(Task to carry out)
What is needed is a single figure: how many lines of the records below contain the word "grid".

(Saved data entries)
# damaggu/StableKeypoints

Hardware: AMD Instinct MI355X
Metric: images/sec (token-opt step, 512², N=500 tokens) (higher is better)
Workload: dtype f32

## Files before the change

### stablekeypoints_amd/csrc/skp_conv.hip

```cpp
#include <cstdlib>

#include "skp_common.h"
#include "skp_gn.h"

using namespace skp;

#ifndef SKP_WINO_DEBUG
#define SKP_WINO_DEBUG 0
#endif
#ifndef SKP_WINO2_DEBUG
#define SKP_WINO2_DEBUG 0
#endif

namespace {

typedef float f32x4 __attribute__((ext_vector_type(4)));
typedef unsigned int u32x4 __attribute__((ext_vector_type(4)));

constexpr int kMT = 64;
constexpr int kNC = 32;
constexpr int kCK = 4;
constexpr int kP = 36;
constexpr int kThreads = 512;
constexpr int kUs = kCK * kNC * kP;
// ... 334 lines not shown
  SKP_CHECK_ARG(B > 0 && C > 0 && K > 0 && H > 0 && W > 0, "non-positive shape");
  SKP_CHECK_ARG(C % kCK == 0, "input channels must be a multiple of 4");
  SKP_CHECK_ARG(K % kNC == 0, "output channels must be a multiple of 32");
  SKP_CHECK_ARG(H % 4 == 0 && W % 4 == 0, "H and W must be multiples of 4");
  SKP_CHECK_ARG(nsplit >= 1 && C % (kCK * nsplit) == 0, "nsplit must divide C into multiples of 4");
  SKP_CHECK_ARG(nsplit == 1 || ws, "split-K needs a workspace of nsplit·B·K·H·W floats");
  SKP_CHECK_ARG(aligned16(x) && aligned16(U) && aligned16(y) && (!residual || aligned16(residual)) &&
                    (!ws || aligned16(ws)),
                "tensors must be 16-byte aligned");
  const int tw = W / 4, tpi = (H / 4) * tw;
  const long long ntiles = (long long)B * tpi;
  SKP_CHECK_ARG(ntiles <= 0x7fffffffLL - kMT, "too many tiles");
  SKP_CHECK_ARG((long long)B * C * H * W * 4 < 0x7fffffffLL, "input larger than 2 GiB (32-bit buffer offsets)");
  const bool wide = ntiles <= 32 && K % 64 == 0;
  const int mt = wide ? 32 : kMT;
  const int ntb = (int)((ntiles + mt - 1) / mt), nkb = K / (wide ? 64 : kNC);
  SKP_CHECK_ARG((long long)ntb * nkb * nsplit <= 0x7fffffffLL, "grid too large");
  const long long ubytes = (long long)K * C * kP * 4;
  const int kb_major = ubytes > (2LL << 20);
  const int epi = nsplit > 1 ? 0 : (bias ? 1 : 0) | (residual ? 2 : 0);
  float* out = nsplit > 1 ? ws : y;
  const int dbg = SKP_WINO_DEBUG;
  hipStream_t st = as_stream(stream);
  const dim3 grid((unsigned)(ntb * nkb * nsplit));
#define SKP_WG(E)                                                                                                    \
  if (wide)                                                                                                          \
    hipLaunchKernelGGL((wino_f4_kernel<E, 32>), grid, dim3(kThreads), 0, st, x, U, bias, residual, out, B, C, K, H, W, \
                       tw, tpi, (int)ntiles, ntb, nkb, kb_major, C / nsplit, dbg);                                    \
  else                                                                                                               \
    hipLaunchKernelGGL((wino_f4_kernel<E, 64>), grid, dim3(kThreads), 0, st, x, U, bias, residual, out, B, C, K, H, W, \
                       tw, tpi, (int)ntiles, ntb, nkb, kb_major, C / nsplit, dbg)
  switch (epi) {
    case 0: SKP_WG(0); break;
    case 1: SKP_WG(1); break;
    case 2: SKP_WG(2); break;
    default: SKP_WG(3); break;
  }
#undef SKP_WG
  SKP_LAUNCH_CHECK();
  if (nsplit > 1) return splitk_reduce(ws, nsplit, B, K, H * W, bias, residual, y, st);
  return SKP_OK;
}

namespace {
namespace w2 {

constexpr int kNC = 32;
constexpr int kCK = 4;
template <int TXB>
struct Geo;
template <>
struct Geo<8> {
  static constexpr int NI = 1, RR = 34, RC = 10, CHF = 1408;
};
template <>
struct Geo<4> {
  static constexpr int NI = 4, RR = 18, RC = 6, CHF = 1744;
};
template <int TXB, int NW>
struct GeoN : Geo<TXB> {};
template <>
struct GeoN<8, 4> {
  static constexpr int NI = 1, RR = 18, RC = 10, CHF = 768;
};
template <>
struct GeoN<4, 4> {
  static constexpr int NI = 2, RR = 18, RC = 6, CHF = 880;
};
template <int TXB, int NW = 8>
struct GeoT : GeoN<TXB, NW> {
  using GeoN<TXB, NW>::NI;
  using GeoN<TXB, NW>::RR;
  using GeoN<TXB, NW>::RC;
  using GeoN<TXB, NW>::CHF;
  static constexpr int RF = 4 * RC;
  static constexpr int RAWF = (4 * CHF + 255) / 256 * 256;
  static constexpr int RAW_INSTR = RAWF / 256;
  static_assert(NI * RR * RF <= CHF, "channel region");
};
constexpr int kUP = 40;
constexpr int kUF = kCK * kNC * kUP;
constexpr int kUInstr = kUF / 256;
constexpr unsigned kOOB = 0x80000000u;
static_assert(kUF % 256 == 0, "whole 1-KB chunks");
static_assert((4 * GeoT<8>::RAWF + 3 * kUF) * 4 <= 160 * 1024 && 3 * (GeoT<4>::RAWF + kUF) * 4 <= 160 * 1024, "LDS");
static_assert(2 * 8 * 1024 <= kUF * 4, "epilogue exchange: two waves' 8 KB per ring buffer");

__device__ constexpr float kBt[6][6] = {{1.f, -1.5f, -2.f, 1.5f, 1.f, 0.f},  {0.f, -1.f, 0.5f, 2.5f, 1.f, 0.f},
                                        {0.f, 1.f, -2.5f, 0.5f, 1.f, 0.f},  {0.f, -2.f, -1.f, 2.f, 1.f, 0.f},
                                        {0.f, 0.5f, -1.f, -0.5f, 1.f, 0.f}, {0.f, 1.f, -1.5f, -2.f, 1.5f, 1.f}};
__device__ constexpr float kAt[4][6] = {{1.f, 1.f, 1.f, 1.f, 1.f, 0.f},
                                        {0.f, 1.f, -1.f, 0.5f, -2.f, 0.f},
                                        {0.f, 1.f, 1.f, 0.25f, 4.f, 0.f},
                                        {0.f, 1.f, -1.f, 0.125f, -8.f, 1.f}};

#ifndef SKP_W2_PACKED
#define SKP_W2_PACKED 1
#endif
#if SKP_W2_PACKED
#define W2_TRANSFORM half_transform_pk
#else
#define W2_TRANSFORM half_transform
#endif

#define W2_VMCNT(n) __builtin_amdgcn_s_waitcnt(((n) & 15) | (((n) >> 4) << 14) | (7 << 4) | (15 << 8))

template <int H, int RF>
__device__ __forceinline__ void half_transform(const float* raw, float* a) {
  float t[3][6];
#pragma unroll
  for (int r = 0; r < 6; ++r) {
    const float4 c0 = *reinterpret_cast<const float4*>(raw + r * RF);
    const float4 c1 = *reinterpret_cast<const float4*>(raw + r * RF + 4);
    const float4 c2 = *reinterpret_cast<const float4*>(raw + r * RF + 8);
    const float d[6] = {c0.w, c1.x, c1.y, c1.z, c1.w, c2.x};
#pragma unroll
    for (int ii = 0; ii < 3; ++ii) {
      const float c = kBt[3 * H + ii][r];
      if (c == 0.0f) continue;
      bool first = true;
#pragma unroll
      for (int rp = 0; rp < r; ++rp)
        if (kBt[3 * H + ii][rp] != 0.0f) first = false;
#pragma unroll
      for (int b = 0; b < 6; ++b)
        t[ii][b] = first ? ((c == 1.0f) ? d[b] : c * d[b]) : ((c == 1.0f) ? t[ii][b] + d[b] : fmaf(c, d[b], t[ii][b]));
    }
    asm volatile("" ::"v"(c0.x), "v"(c0.y), "v"(c0.z), "v"(c2.y), "v"(c2.z), "v"(c2.w));
  }
#pragma unroll
  for (int ii = 0; ii < 3; ++ii) bt6(t[ii][0], t[ii][1], t[ii][2], t[ii][3], t[ii][4], t[ii][5], a + 6 * ii, 1);
}

typedef float f2 __attribute__((ext_vector_type(2)));

template <typename T>
__device__ __forceinline__ void bt6_shared(T a0, T a1, T a2, T a3, T a4, T a5, T* y) {
  const T e = a4 - a2, f = a3 - a1, g = a2 + a3, h = a3 - a2;
  y[0] = __builtin_elementwise_fma((T)1.5f, f, (a0 + e) - a2);
  y[1] = __builtin_elementwise_fma((T)1.5f, g, e + f);
  y[2] = __builtin_elementwise_fma((T)1.5f, h, e - f);
  y[3] = __builtin_elementwise_fma((T)2.0f, f, e);
  y[4] = __builtin_elementwise_fma((T)-0.5f, f, e);
  y[5] = __builtin_elementwise_fma((T)1.5f, e, __builtin_elementwise_fma((T)-2.0f, f, a5 - a1));
}
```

(Your solution)
4